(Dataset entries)
----------

__global__ __launch_bounds__(1024) void mid_big_kernel(
    const float* __restrict__ EQp, const float* __restrict__ Sep, const float* __restrict__ A2,
    const float* __restrict__ sh2, const float* __restrict__ sig2, const float* __restrict__ fc1_w,
    const float* __restrict__ fc2_w, const float* __restrict__ g2, const double* __restrict__ qbar,
    const float* __restrict__ VC, float* __restrict__ EQs,
    float* __restrict__ Ttf, float* __restrict__ Mff,
    float* __restrict__ k0p, float* __restrict__ g_fc2_w, float* __restrict__ g_bn2_w,
    float* __restrict__ g_bn2_b, float* __restrict__ g_fc1_b, float* __restrict__ g_fc1_w, int n,
    int NS, int NW16, int B, int ACH, float scale) {
    extern __shared__ float bsm[];
    const int ld = n + 1;
    float* V1s = bsm;
    float* A2s = V1s + FC_H * ld;
    float* qb = A2s + FC_H * ld;
    float* se = qb + n;
    float* md2s = se + FC_H;
    float* cfs = md2s + FC_H;
    float* md2hs = cfs + FC_H;
    float* kco = md2hs + FC_H;
    const int u = blockIdx.x, tid = threadIdx.x;
    constexpr int NT = 1024;
    for (int e = tid; e < FC_H * n; e += NT) {
        const int r = e / n, w = e % n;
        const size_t ch = (size_t)u * FC_H + r;
        V1s[r * ld + w] = fc1_w[ch * n + w];
        A2s[r * ld + w] = A2[ch * NS + w];
    }
    for (int e = tid; e < FC_H * n; e += NT) {
        const int w = e / FC_H, r = e % FC_H;
        const size_t ch = (size_t)u * FC_H + r;
        double eq = 0;
        for (int c0 = 0; c0 < ACH; c0 += 8) {
            float pv[8];
#pragma unroll
            for (int i = 0; i < 8; ++i)
                pv[i] = EQp[(((size_t)u * ACH + min(c0 + i, ACH - 1)) * NS + w) * FC_H + r];
#pragma unroll
            for (int i = 0; i < 8; ++i) KEEP(pv[i]);
#pragma unroll
            for (int i = 0; i < 8; ++i) eq += (c0 + i < ACH) ? (double)pv[i] : 0.0;
        }
        EQs[ch * NS + w] = (float)eq;
    }
    for (int w = tid; w < n; w += NT) qb[w] = (float)qbar[(size_t)u * NS + w];
    for (int r = tid; r < FC_H; r += NT) {
        double s = 0;
        for (int c = 0; c < ACH; ++c) s += (double)Sep[((size_t)u * ACH + c) * FC_H + r];
        se[r] = (float)s;
    }
    __syncthreads();
    const double sc = (double)scale;
    {
        const int r = tid >> 3, part = tid & 7;
        const int rr = r < FC_H ? r : FC_H - 1;
        const size_t ch = (size_t)u * FC_H + rr;
        double sAE = 0, sVE = 0, qv = 0;
        const double ser = (double)se[rr];
        for (int w = part; w < n; w += 8) {
            const double eq = (double)EQs[ch * NS + w];
            const double qw = qbar[(size_t)u * NS + w];
            sAE = fma((double)A2s[rr * ld + w], eq, sAE);
            sVE = fma((double)V1s[rr * ld + w], eq - ser * qw, sVE);
            qv = fma((double)V1s[rr * ld + w], qw, qv);
        }
#pragma unroll
        for (int off = 1; off < 8; off <<= 1) {
            sAE += __shfl_xor(sAE, off, 64); sVE += __shfl_xor(sVE, off, 64); qv += __shfl_xor(qv, off, 64);
        }
        if (r < FC_H && part == 0) {
            const double v2 = (double)fc2_w[ch], sg = (double)sig2[ch];
            g_fc2_w[ch] = (float)(sc * (sAE + (double)sh2[ch] * ser));
            const double db2 = sc * v2 * ser, dg2 = sc * v2 / sg * sVE;
            g_bn2_b[ch] = (float)db2;
            g_bn2_w[ch] = (float)dg2;
            g_fc1_b[ch] = 0.f;
            md2s[r] = (float)(db2 / (double)B);
            md2hs[r] = (float)(dg2 / (double)B);
            const double cf = (dg2 / (double)B) / sg;
            cfs[r] = (float)cf;
            kco[r] = (float)(db2 / (double)B - cf * qv);
        }
    }
    __syncthreads();
    {
        const int wave = tid >> 6, lane = tid & 63, rc = lane & 31, kk = lane >> 5;
        const int NT2 = (NS + 31) >> 5;
        for (int tile = wave; tile < NT2 * NT2; tile += NT / 64) {
            const int vt = tile / NT2, wt = tile % NT2;
            const int va = 32 * vt + rc, wb = 32 * wt + rc;
            const bool alive = va < n, blive = wb < n;
            const float* acol = V1s + min(va, n - 1);
            const float* bcol = A2s + min(wb, n - 1);
            f32x16b acc;
#pragma unroll
            for (int g = 0; g < 16; ++g) acc[g] = 0.f;
#pragma unroll 5
            for (int s2 = 0; s2 < FC_H / 2; ++s2) {
                const int r = 2 * s2 + kk;
                const float a = alive ? cfs[r] * acol[r * ld] : 0.f;
                const float bb = blive ? bcol[r * ld] : 0.f;
                acc = __builtin_amdgcn_mfma_f32_32x32x2f32(a, bb, acc, 0, 0, 0);
            }
            if (wb < NS) {
#pragma unroll
                for (int g = 0; g < 16; ++g) {
                    const int v = 32 * vt + (g & 3) + 8 * (g >> 2) + 4 * kk;
                    if (v < NS) {
                        if (v < 16 * NW16 && wb < 16 * NW16)
                            Mff[(((size_t)u * NW16 + (wb >> 4)) * (4 * NW16) + 4 * (v >> 4) + (v & 3)) * 64 +
                                16 * ((v >> 2) & 3) + (wb & 15)] = acc[g];
                    }
                }
            }
        }
    }
    for (int e = tid; e < FC_H * NS; e += NT) {
        const int r = e / NS, w = e % NS;
        const size_t ch = (size_t)u * FC_H + r;
        const double sv = sc * (double)fc2_w[ch];
        float tv = 0.f;
        if (w < n) {
            tv = (float)(sv * (double)A2s[r * ld + w]);
            const double sg = (double)sig2[ch];
            const double hq = (double)VC[ch * NS + w] * (double)B / sg;
            const double val = ((double)g2[ch] / sg) *
                               (sv * (double)EQs[ch * NS + w] -
                                (double)md2s[r] * (double)B * qbar[(size_t)u * NS + w] -
                                (double)md2hs[r] * hq);
            g_fc1_w[ch * n + w] = (float)val;
        }
        {
            const uint32_t hb = __float_as_uint(tv) & 0xffff0000u;
            const float r1 = tv - __uint_as_float(hb);
            const uint32_t mb = __float_as_uint(r1) & 0xffff0000u;
            const float r2 = r1 - __uint_as_float(mb);
            uint16_t* tb = reinterpret_cast<uint16_t*>(Ttf) + ((size_t)u * NW16 + (w >> 4)) * (3 * 4 * 512) +
                           ((size_t)(r >> 5) * 64 + 16 * ((r >> 3) & 3) + (w & 15)) * 8 + (r & 7);
            tb[0] = (uint16_t)(hb >> 16);
            tb[4 * 512] = (uint16_t)(mb >> 16);
            tb[8 * 512] = (uint16_t)(__float_as_uint(r2) >> 16);
        }
    }
    for (int w = tid; w < NS; w += NT) {
        double k0 = 0;
        if (w < n)
            for (int r = 0; r < FC_H; ++r) k0 = fma((double)A2s[r * ld + w], (double)kco[r], k0);
        k0p[(size_t)u * NS + w] = (float)k0;
    }
}

static size_t mid_big_lds(int n) {
    return ((size_t)2 * FC_H * (n + 1) + n + 5 * FC_H) * sizeof(float);
}

static size_t mid_fused_lds(int n) {
    return ((size_t)4 * FC_H * (n + 1) + (size_t)n * n + n + 7 * FC_H + 2) * sizeof(float) + (size_t)n * sizeof(double);
}
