# akashsengupta1997/HierarchicalProbabilistic3DHuman

Hardware: AMD Instinct MI355X
Metric: images/sec end-to-end (num_samples=100) (higher is better)
Workload: dtype f32

## Files before the change

### hierarchicalprobabilistic3dhuman_amd/csrc/api.hip

```cpp
#include <stdarg.h>

#include "hps_common.h"

namespace hps {
static thread_local char g_err[512] = "";

void set_error(const char* fmt, ...) {
    va_list ap;
    va_start(ap, fmt);
    vsnprintf(g_err, sizeof(g_err), fmt, ap);
    va_end(ap);
}
}

extern "C" int hps_version(void) { return 502; }

extern "C" int64_t hps_query_workspace(int what, int64_t d0, int64_t d1, int64_t d2) {
    if (d0 < 0 || d1 < 0 || d2 < 0) { hps::set_error("hps_query_workspace: negative dimension"); return -1; }
    const int64_t f = (int64_t)sizeof(float);
    auto up = [](int64_t x, int64_t m) { return (x + m - 1) / m * m; };
    switch (what) {
        case HPS_WS_CONV_SPLITK: return d0 <= 1 ? 0 : d0 * d1 * d2 * f;
        case HPS_WS_SMPL_MP: return up(d0, 128);
        case HPS_WS_SMPL_XT: return d1 * up(d0, 128) * f;
        case HPS_WS_SMPL_A: return d0 * d1 * 12 * f;
        case HPS_WS_SMPL_VPOSED: return d0 * up(3 * d1, 128) * f;
        case HPS_WS_HEAD_F: return d0 * d1 * 9 * f;
        case HPS_WS_HEAD_USV: return d0 * d1 * 21 * f;
        case HPS_WS_MF_LOSS: return hps::mf_loss_ws_bytes(d0);
        case HPS_WS_SMPL_LBS_BWD: return hps::lbs_backward_ws_bytes(d0, d1, d2);
        case HPS_WS_SMPL_BLEND_BWD: return hps::blend_backward_ws_bytes(d0, d1, d2);
        case HPS_WS_HEAD_LEVELS_BWD: return hps::head_levels_backward_ws_bytes(d0, d1, d2);
        case HPS_WS_HEAD_TRUNK_BWD: return hps::head_trunk_backward_ws_bytes(d0, d1, d2);
        case HPS_WS_SEG_BBOX: return d0 * 32 * 4 * (int64_t)sizeof(int32_t);
#ifdef HPS_DEV_BUILD
        case HPS_DEV_WS_HEAD_SYNC: return ((d0 + 3) / 4) * (HPS_HEAD_MAX_LEVELS + 1) * (int64_t)sizeof(int32_t);
#endif
        case HPS_WS_RENDER: return hps::render_ws_bytes(d0, d1, d2);
        case HPS_WS_SILHOUETTE: {
            const int64_t faces = d2 & 0xffffffffll, W = d2 >> 32;
            if (faces > (1 << 24) || W < 1 || W > 4096) { hps::set_error("hps_query_workspace: HPS_WS_SILHOUETTE takes d2 = faces + W * 2^32 with faces <= 2^24, W in [1, 4096]"); return -1; }
            return hps::silhouette_ws_bytes(d0, d1, faces, W);
        }
        case HPS_WS_TRAIN_METRICS: return hps::train_metrics_ws_bytes(d0);
        default: hps::set_error("hps_query_workspace: unknown item %d", what); return -1;
    }
}
extern "C" const char* hps_last_error(void) { return hps::g_err; }

extern "C" int hps_stream_create_cu_partition(int first_cu, int num_cus, hps_stream_t* stream_out) {
    if (!stream_out) return hps::bad_arg("hps_stream_create_cu_partition: null pointer");
    int dev = 0;
    hipError_t e = hipGetDevice(&dev);
    hipDeviceProp_t prop;
    if (e == hipSuccess) e = hipGetDeviceProperties(&prop, dev);
    if (e != hipSuccess) { hps::set_error("hps_stream_create_cu_partition: %s", hipGetErrorString(e)); return (int)e; }
    const int total = prop.multiProcessorCount, n_xcd = 8;
    const int per_xcd = total / n_xcd;
    if (total % n_xcd != 0 || first_cu < 0 || num_cus < 1 || first_cu + num_cus > per_xcd)
        return hps::bad_arg("hps_stream_create_cu_partition: CU range outside [0, CUs per XCD)");
    uint32_t mask[16] = {0};
    for (int c = first_cu; c < first_cu + num_cus; ++c)
        for (int x = 0; x < n_xcd; ++x) {
            const int bit = c * n_xcd + x;
            mask[bit / 32] |= 1u << (bit % 32);
        }
    hipStream_t s = nullptr;
    e = hipExtStreamCreateWithCUMask(&s, (uint32_t)((total + 31) / 32), mask);
    if (e != hipSuccess) { hps::set_error("hipExtStreamCreateWithCUMask: %s", hipGetErrorString(e)); return (int)e; }
    *stream_out = (hps_stream_t)s;
    return HPS_OK;
}

extern "C" int hps_stream_destroy(hps_stream_t stream) {
    const hipError_t e = hipStreamDestroy((hipStream_t)stream);
    if (e != hipSuccess) { hps::set_error("hipStreamDestroy: %s", hipGetErrorString(e)); return (int)e; }
    return HPS_OK;
}
```

### hierarchicalprobabilistic3dhuman_amd/csrc/conv_pad.hip

```cpp
#include <type_traits>

#include "hps_common.h"

namespace hps {

typedef float f32x16 __attribute__((ext_vector_type(16)));

constexpr int PBK = 32;

__device__ __forceinline__ unsigned fastdiv(unsigned n, unsigned d, unsigned magic) {
    unsigned q = __umulhi(n, magic);
    if (n - q * d >= d) ++q;
    return q;
}
static unsigned div_magic(unsigned d) { return d <= 1 ? 0xffffffffu : (unsigned)(0x100000000ull / d); }

__device__ __forceinline__ void lds_dma16_sv(unsigned voff, const float* sbase, unsigned lds_addr) {
    unsigned keep;
    asm volatile("s_mov_b32 %0, m0\n\ts_mov_b32 m0, %3\n\ts_nop 0\n\tglobal_load_lds_dwordx4 %1, %2\n\ts_mov_b32 m0, %0"
                 : "=&s"(keep)
                 : "v"(voff), "s"(sbase), "s"(lds_addr)
                 : "memory");
}

struct PadGeom {
    int img_pitch, row_pitch, pix_pitch;
    int cin_k;
    int kw;
    int stride, off;
    int Ho, Wo, Mtot, Kp, Cout;
    int opad;
    int relu, tiles_m, ksplit;
    unsigned magic_howo, magic_wo;
    int ablate;
};
struct DownArgs {
    const float* wn;
    const float* scale;
    const float* shift;
    float* y;
    int blocks_main;
    int tap_kh, tap_kw;
};
struct NoDown {};

#ifdef HPS_DEV_BUILD
static int g_pad_ablate = 0;
#else
constexpr int g_pad_ablate = 0;
#endif

__device__ __forceinline__ unsigned out_pixel_offset(unsigned m, const PadGeom& g) {
    const unsigned howo = (unsigned)(g.Ho * g.Wo);
    const unsigned b = fastdiv(m, howo, g.magic_howo), rem = m - b * howo;
    const unsigned ho = fastdiv(rem, (unsigned)g.Wo, g.magic_wo), wo = rem - ho * g.Wo;
    return ((b * (g.Ho + 2 * g.opad) + ho + g.opad) * (g.Wo + 2 * g.opad) + wo + g.opad) * (unsigned)g.Cout;
}
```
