__device__ __forceinline__ bool fully_covered(const unsigned *occf, int S);
template <int NT, int NV>
__device__ __forceinline__ void block_max(float (&v)[NV], float (*red)[8], const unsigned *occf = nullptr, int S = 0,
                                          bool *covered = nullptr) {
#pragma unroll
  for (int o = 16; o; o >>= 1)
#pragma unroll
    for (int i = 0; i < NV; i++) v[i] = fmaxf(v[i], __shfl_xor_sync(0xffffffffu, v[i], o));
  __syncthreads();
  if ((threadIdx.x & 31) == 0)
#pragma unroll
    for (int i = 0; i < NV; i++) red[threadIdx.x >> 5][i] = v[i];
  if (occf && threadIdx.x < 32) {
    const bool c = fully_covered(occf, S);
    if (threadIdx.x == 0) red[0][7] = c ? 1.0f : 0.0f;
  }
  __syncthreads();
#pragma unroll
  for (int i = 0; i < NV; i++) v[i] = red[0][i];
  for (int w = 1; w < NT / 32; w++)
#pragma unroll
    for (int i = 0; i < NV; i++) v[i] = fmaxf(v[i], red[w][i]);
// ... 231 lines not shown
      unit_axis(x, h.bottom, P.vol_d, inv_d, S, u0, c0);
      unit_axis(y, h.center - P.vol_w / 2.0, P.vol_w, inv_w, S, u1, c1);
      unit_axis(z, -P.vol_h, 2.0 * P.vol_h, inv_h, S, u2, c2);
      bq[k] = unit_q32(u0);
      bq[BC + k] = unit_q32(u1);
      bq[2 * BC + k] = unit_q32(u2);
      bcell[k] = (unsigned)c0 | ((unsigned)c1 << 8) | ((unsigned)c2 << 16);
      const double *nn = cl.nrm + 3 * (size_t)(unsigned)(bkeys[k] & 0xffffffffull);
      double n0, n1, n2;
      to_frame(h.frame, nn[0], nn[1], nn[2], n0, n1, n2);
      bnrm[k] = (float)fabs(n0);
      bnrm[BC + k] = (float)fabs(n1);
      bnrm[2 * BC + k] = (float)fabs(n2);
      if (!unit_normal(nn)) nonunit = true;
    }
    const bool exact_fold = __syncthreads_or(nonunit) != 0;

    for (int pj = 0; pj < nproj; pj++) {
      const int a0 = (pj == 0) ? 0 : 2, a1 = (pj == 2) ? 0 : 1, a2 = (pj == 0) ? 2 : (pj == 1 ? 0 : 1);
      for (int k = tid; k < bn; k += NT_IMG) {
        const unsigned cc = bcell[k];
        const int row = S - 1 - (int)((cc >> (8 * a0)) & 255), col = (cc >> (8 * a1)) & 255;
        const int pix = row * S + col;
        atomicMax(tileA + pix, bkeys[k]);
        atomicAdd(tileB + pix, (1ull << 48) + (unsigned long long)bq[a2 * BC + k]);
        atomicOr(&sm.occf[pix >> 5], 1u << (pix & 31));
      }
      __syncthreads();
      auto cell_values = [&](int k, int &row, int &col, float &n0, float &n1, float &n2, float &dv) -> bool {
        const unsigned cc = bcell[k];
        row = S - 1 - (int)((cc >> (8 * a0)) & 255);
        col = (cc >> (8 * a1)) & 255;
        const int pix = row * S + col;
        if (tileA[pix] != bkeys[k]) return false;
        n0 = bnrm[k];
        n1 = bnrm[BC + k];
        n2 = bnrm[2 * BC + k];
        if (exact_fold) {
          float v0 = 0.0f, v1 = 0.0f, v2 = 0.0f;
          unsigned long long cur = 0ull;
          bool first = true;
          for (;;) {
            unsigned long long nxt = ~0ull;
            int jn = k;
            for (int j = 0; j < bn; j++) {
              const unsigned cj = bcell[j];
              const unsigned long long kj = bkeys[j];
              if ((S - 1 - (int)((cj >> (8 * a0)) & 255)) * S + (int)((cj >> (8 * a1)) & 255) == pix && (first || kj > cur) &&
                  kj < nxt) {
// ... 391 lines not shown
            if ((cam_set >> k) & 1) acc &= bitmap[(size_t)k * bm_words + wd];
          bitmap[wd] = acc;
        }
      }
      for (int k = tid; k < (3 * SS) >> 1; k += NT_IMG) reinterpret_cast<uint4 *>(tileA)[k] = make_uint4(0, 0, 0, 0);
      if ((SS & 1) && tid == 0) tileA[3 * SS - 1] = 0ull;
      __syncthreads();
      const int nbits = 64 * d1 * d2;
      unsigned *blist = bitmap + bm_words;
      const int BL_CAP = list_bytes / 4 - bm_words;
      auto eval_voxel = [&](unsigned packed) {
        int b0 = packed & 255, b1 = (packed >> 8) & 255, b2 = packed >> 16;
        double x, y, z;
        if (!voxel_point_in_box(b0 + o0, b1 + o1, b2 + o2, x, y, z)) return;
        double u[3];
        int cellv[3];
        unit_axis(x, h.bottom, P.vol_d, inv_d, S, u[0], cellv[0]);
        unit_axis(y, h.center - P.vol_w / 2.0, P.vol_w, inv_w, S, u[1], cellv[1]);
        unit_axis(z, -P.vol_h, 2.0 * P.vol_h, inv_h, S, u[2], cellv[2]);
#pragma unroll
        for (int pj = 0; pj < 3; pj++) {
          const int a0 = (pj == 0) ? 0 : 2, a1 = (pj == 2) ? 0 : 1, a2 = (pj == 0) ? 2 : (pj == 1 ? 0 : 1);
          const int row = S - 1 - cellv[a0], col = cellv[a1];
          atomicAdd(tileA + (size_t)pj * SS + row * S + col, (1ull << 48) + (unsigned long long)unit_q32(u[a2]));
        }
      };
      if (tid == 0) sm.wl_n = 0;
      __syncthreads();
      for (int wd0 = 0; wd0 * 32 < nbits; wd0 += NT_IMG) {
        const int wd = wd0 + tid;
        unsigned bits = (wd * 32 < nbits) ? bitmap[wd] : 0u;
        int cntb = __popc(bits);
        int incl = cntb;
#pragma unroll
        for (int o = 1; o < 32; o <<= 1) {
          int v = __shfl_up_sync(0xffffffffu, incl, o);
          if (lane >= o) incl += v;
        }
        int total = __shfl_sync(0xffffffffu, incl, 31), base = 0;
        if (lane == 31 && total) base = atomicAdd(&sm.wl_n, total);
        base = __shfl_sync(0xffffffffu, base, 31);
        int pos = base + incl - cntb;
        const int rowi = wd >> 1;
        const unsigned hi = ((unsigned)(rowi % d1) << 8) | ((unsigned)(rowi / d1) << 16) | ((unsigned)(wd & 1) << 5);
        while (bits) {
          int bi = __ffs(bits) - 1;
          bits &= bits - 1;
// ... 93 lines not shown
            const unsigned En = __vimax3_u16x2(E, O, __byte_perm(LO, O, 0x5432));
            const unsigned On = __vimax3_u16x2(O, E, __byte_perm(E, RE, 0x5432));
            res[ch] = __byte_perm(En, On, 0x6240);
          }
        }
#pragma unroll
        for (int i = 0; i < 4; i++) {
          if (c4 * 4 + i < S) {
            const unsigned sel = (unsigned)i | ((unsigned)(4 + i) << 4);
            uint4 o;
            o.x = __byte_perm(__byte_perm(res[0], res[1], sel), __byte_perm(res[2], res[3], sel), 0x5410);
            o.y = __byte_perm(__byte_perm(res[4], res[5], sel), __byte_perm(res[6], res[7], sel), 0x5410);
            o.z = __byte_perm(__byte_perm(res[8], res[9], sel), __byte_perm(res[10], res[11], sel), 0x5410);
            o.w = __byte_perm(__byte_perm(res[12], res[13], sel), __byte_perm(res[14], res[15], sel), 0x5410);
            gout[row * S + c4 * 4 + i] = o;
          }
        }
      }
    }
    PHASE(8);
  }
}

constexpr int BOX_CAP2 = 1024;
struct Img2Smem {
  SegScan<NT_IMG> seg;
  gpdb_pose h;
  double red[NT_IMG / 32][4];
  double center[3];
  double sv[2][3];
  double svh[2][3];
  unsigned occf[MAXPIX / 32 + 2];
  unsigned lcgA[GPDB_MAX_NSP], lcgC[GPDB_MAX_NSP];
  int cam_or, n_img, box_n, wl_n, dl_n, st_n;
  int nonunit;
  int bm_org[3], bm_dims[3];
  float fred[NT_IMG / 32][8];
};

----------

**WORK ITEM**
Look back at the entries above and repeat, unchanged, every line from the line holding "for (int c0" through the line holding "sVE = fma((double)V1s[rr".

**ANSWER**
        for (int c0 = 0; c0 < ACH; c0 += 8) {
            float pv[8];
#pragma unroll
            for (int i = 0; i < 8; ++i)
                pv[i] = EQp[(((size_t)u * ACH + min(c0 + i, ACH - 1)) * NS + w) * FC_H + r];
#pragma unroll
            for (int i = 0; i < 8; ++i) KEEP(pv[i]);
#pragma unroll
            for (int i = 0; i < 8; ++i) eq += (c0 + i < ACH) ? (double)pv[i] : 0.0;
        }
        EQs[ch * NS + w] = (float)eq;
    }
    for (int w = tid; w < n; w += NT) qb[w] = (float)qbar[(size_t)u * NS + w];
    for (int r = tid; r < FC_H; r += NT) {
        double s = 0;
        for (int c = 0; c < ACH; ++c) s += (double)Sep[((size_t)u * ACH + c) * FC_H + r];
        se[r] = (float)s;
    }
    __syncthreads();
    const double sc = (double)scale;
    {
        const int r = tid >> 3, part = tid & 7;
        const int rr = r < FC_H ? r : FC_H - 1;
        const size_t ch = (size_t)u * FC_H + rr;
        double sAE = 0, sVE = 0, qv = 0;
        const double ser = (double)se[rr];
        for (int w = part; w < n; w += 8) {
            const double eq = (double)EQs[ch * NS + w];
            const double qw = qbar[(size_t)u * NS + w];
            sAE = fma((double)A2s[rr * ld + w], eq, sAE);
            sVE = fma((double)V1s[rr * ld + w], eq - ser * qw, sVE);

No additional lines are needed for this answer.